The key insight both frameworks share
Tool descriptions are the interface layer, not documentation.
When you write a description for a tool, you are not writing it for a developer to read. You are writing it for the AI model to read. That changes everything about how you should write them.
Be specific about when to use this tool versus a similar one. Be clear about what the inputs mean. Be explicit about what the output contains. Vague descriptions lead to the model picking the wrong tool or calling it with the wrong parameters.
I learned this the hard way. My first version of the scale deployment tool had a description that just said "Scale a deployment." Claude kept confusing it with the restart tool. Adding specificity about what scaling means versus restarting fixed it immediately.
Where they differ
ADK is a full framework. It handles multi-agent systems, bidirectional streaming, session management, deployment to Google Cloud, evaluation, and observability. It is designed for production enterprise applications.
MCP is a protocol. It is lighter, more focused, and model-agnostic. Any AI client that speaks MCP can connect to your server. Claude Desktop, Cursor, and increasingly other tools all support MCP. You write the server once and it works across clients.
For my use case, MCP was the right choice. I wanted Claude to control my local Kubernetes cluster during development. I did not need multi-agent orchestration or managed cloud deployment. I needed a reliable protocol that Claude Desktop could speak natively.

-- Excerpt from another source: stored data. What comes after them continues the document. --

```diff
+        }
+        nhit_before = nhit;
+        if (++u >= u1) return true;
+        if (ahead) adopt(un);
+        else {
+            new_byte();
+            cold = true;
+        }
+        return false;
+    };
+
+    u32x4 va[CO_UNROLL], vb[CO_UNROLL];
+    new_byte();
+    for (;;) {
+        if (step(va, vb)) break;
+        if (step(vb, va)) break;
+    }
+}
+
 __global__ void k_coarse_flag(kr_cand* __restrict__ cur, u32 n, const u32* __restrict__ state, u32 need, int mode,
                               u32* __restrict__ flags, u32* __restrict__ blockcnt) {
     __shared__ u32 waves[17];
```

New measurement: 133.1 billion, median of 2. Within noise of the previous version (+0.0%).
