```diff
diff --git a/piper-swift_amd/csrc/ops_conv.cpp b/piper-swift_amd/csrc/ops_conv.cpp
--- a/piper-swift_amd/csrc/ops_conv.cpp
+++ b/piper-swift_amd/csrc/ops_conv.cpp
@@ -121,11 +121,12 @@
     if (rc) return rc;
     defer_free(ctx, packed);
     if (pipe) pack_convt_weights_pipe(ss.s, w, (int)Cin, (int)Cout, (int)K, s, p->pad_l, packed);
-    else pack_convt_weights_win(ss.s, w, (int)Cin, (int)Cout, (int)K, s, p->pad_l, packed);
+    const int rows = pipe ? 1 : convt_win_rows((int)Cout, (int)K, s, p->pad_l, (int)Lout);
+    if (!pipe) pack_convt_weights_win(ss.s, w, (int)Cin, (int)Cout, (int)K, s, p->pad_l, packed, rows);
     ConvWinArgs wa;
     wa.x = x; wa.w4 = packed; wa.bias = bias; wa.y = *out;
     wa.N = (int)N; wa.Cin = (int)Cin; wa.Cout = (int)Cout; wa.K = (int)K; wa.Lin = (int)Lin; wa.Lout = (int)Lin; wa.y_len = (int)Lout;
-    wa.ct_stride = s; wa.ct_pad = p->pad_l;
+    wa.ct_stride = s; wa.ct_pad = p->pad_l; wa.ct_rows = rows;
     rc = pipe ? launch_conv_pipe_multi(ctx, ss.s, &wa, 1) : launch_conv_win(ctx, ss.s, wa);
   } else if (g == 1 && p->dilation == 1 && Cin >= 2 && Cout * s >= 8 && Lin >= 1) {
     const int J = (int)((K + s - 1) / s);
diff --git a/piper-swift_amd/csrc/voice.hip b/piper-swift_amd/csrc/voice.hip
--- a/piper-swift_amd/csrc/voice.hip
+++ b/piper-swift_amd/csrc/voice.hip
@@ -183,6 +183,7 @@
   const float* w16g = nullptr;
   const float* w8 = nullptr;
   const float* w4 = nullptr;
+  int ct_rows = 1;
   const float* w5 = nullptr;
   const float* bias = nullptr;
   int Cout = 0, Cin = 0, K = 1;
@@ -586,12 +587,13 @@
     const bool ct_win = convt_win_eligible(S.Cin, S.Cout, S.K, S.stride, S.pad, 4);
     float* p4 = ct_win ? pk.take(packed_convt_win_floats(S.Cin, S.Cout, S.K, S.stride)) : nullptr;
     S.up.w4 = ct_win ? p4 : nullptr;
+    S.up.ct_rows = ct_win ? convt_win_rows(S.Cout, S.K, S.stride, S.pad, 4) : 1;
     const bool ct_pipe = convt_pipe_eligible(S.Cin, S.Cout, S.K, S.stride, S.pad, 4);
     float* p5 = ct_pipe ? pk.take(packed_convt_pipe_floats(S.Cin, S.Cout, S.K, S.stride)) : nullptr;
     S.up.w5 = p5;
     if (!dry) {
       snprintf(nm, sizeof nm, "dec.ups.%d", u);
-      if (ct_win) pack_convt_weights_win(pk.s, tensor(v, std::string(nm) + ".weight"), S.Cin, S.Cout, S.K, S.stride, S.pad, p4);
+      if (ct_win) pack_convt_weights_win(pk.s, tensor(v, std::string(nm) + ".weight"), S.Cin, S.Cout, S.K, S.stride, S.pad, p4, S.up.ct_rows);
       if (ct_pipe) pack_convt_weights_pipe(pk.s, tensor(v, std::string(nm) + ".weight"), S.Cin, S.Cout, S.K, S.stride, S.pad, p5);
       pack_convt_weights(pk.s, tensor(v, std::string(nm) + ".weight"), S.Cin, S.Cout, S.K, S.stride, p);
       pack_convt_weights(pk.s, tensor(v, std::string(nm) + ".weight"), S.Cin, S.Cout, S.K, S.stride, p16, 16);
@@ -917,7 +919,7 @@
     wa.x = cur[0]; wa.x2 = cur[1]; wa.x3 = cur[2]; wa.w4 = pipe ? S.up.w5 : S.up.w4; wa.bias = S.up.bias; wa.y = up;
     wa.pro_alpha = pro_alpha;
     wa.N = NB; wa.Cin = S.Cin; wa.Cout = S.Cout; wa.K = S.K; wa.Lin = L; wa.Lout = L; wa.y_len = Lo;
-    wa.ct_stride = S.stride; wa.ct_pad = S.pad;
+    wa.ct_stride = S.stride; wa.ct_pad = S.pad; wa.ct_rows = pipe ? 1 : S.up.ct_rows;
     wa.len_ptr = b.lensF; wa.len_mul = L / b.F;
     if (pipe) b.step(name, "conv_mfma", flops, bytes, [ctx, wa](hipStream_t q) { return launch_conv_pipe_multi(ctx, q, &wa, 1); });
     else b.step(name, "conv_mfma", flops, bytes, [ctx, wa](hipStream_t q) { return launch_conv_win(ctx, q, wa); });
```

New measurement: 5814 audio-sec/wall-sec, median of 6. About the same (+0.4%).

If I was building a production AI system for a business with multiple agents, audit logging, and cloud scale, ADK would be more appropriate.
The .NET angle
Neither ADK nor MCP has official .NET support as a primary language. ADK supports Python, Java, TypeScript, and Go. The official MCP SDK supports Python and TypeScript.
There is a community .NET MCP SDK that works well and that is what I used. But it does mean you are working slightly outside the official tooling for both frameworks if you are a .NET developer.
That said, building an MCP server in .NET is straightforward once you have the SDK. The tooling, testing, and deployment story is the same as any other .NET application.
What ADK does that impressed me
The built-in Dev UI is genuinely useful. When you run an ADK agent locally, you get a browser interface that shows you exactly what the agent is thinking, which tools it called, what parameters it passed, and what came back. That visibility into the agent's reasoning is something I had to build myself for debugging my MCP server.
The multi-agent support is also impressive. ADK lets you define hierarchies of agents where a primary agent can delegate to specialist agents. I have not needed this yet but I can see why it matters for complex workflows.
Source code
My MCP Kubernetes Manager is open source: github.com/aftabkh4n/mcp-kubernetes-manager
It includes an AI-generated release notes pipeline as well - every merged PR automatically generates a structured changelog entry using Claude and GitHub Actions.
If you are a .NET developer curious about building AI agents, MCP is worth exploring even while the official tooling catches up. The protocol is solid and the community SDK works well.
If you are starting fresh and language flexibility matters, ADK is worth a serious look. Google has clearly put real engineering behind it.
Either way, the mental model is the same. Tools, descriptions, and an AI that reads them. That part does not change no matter which framework you use.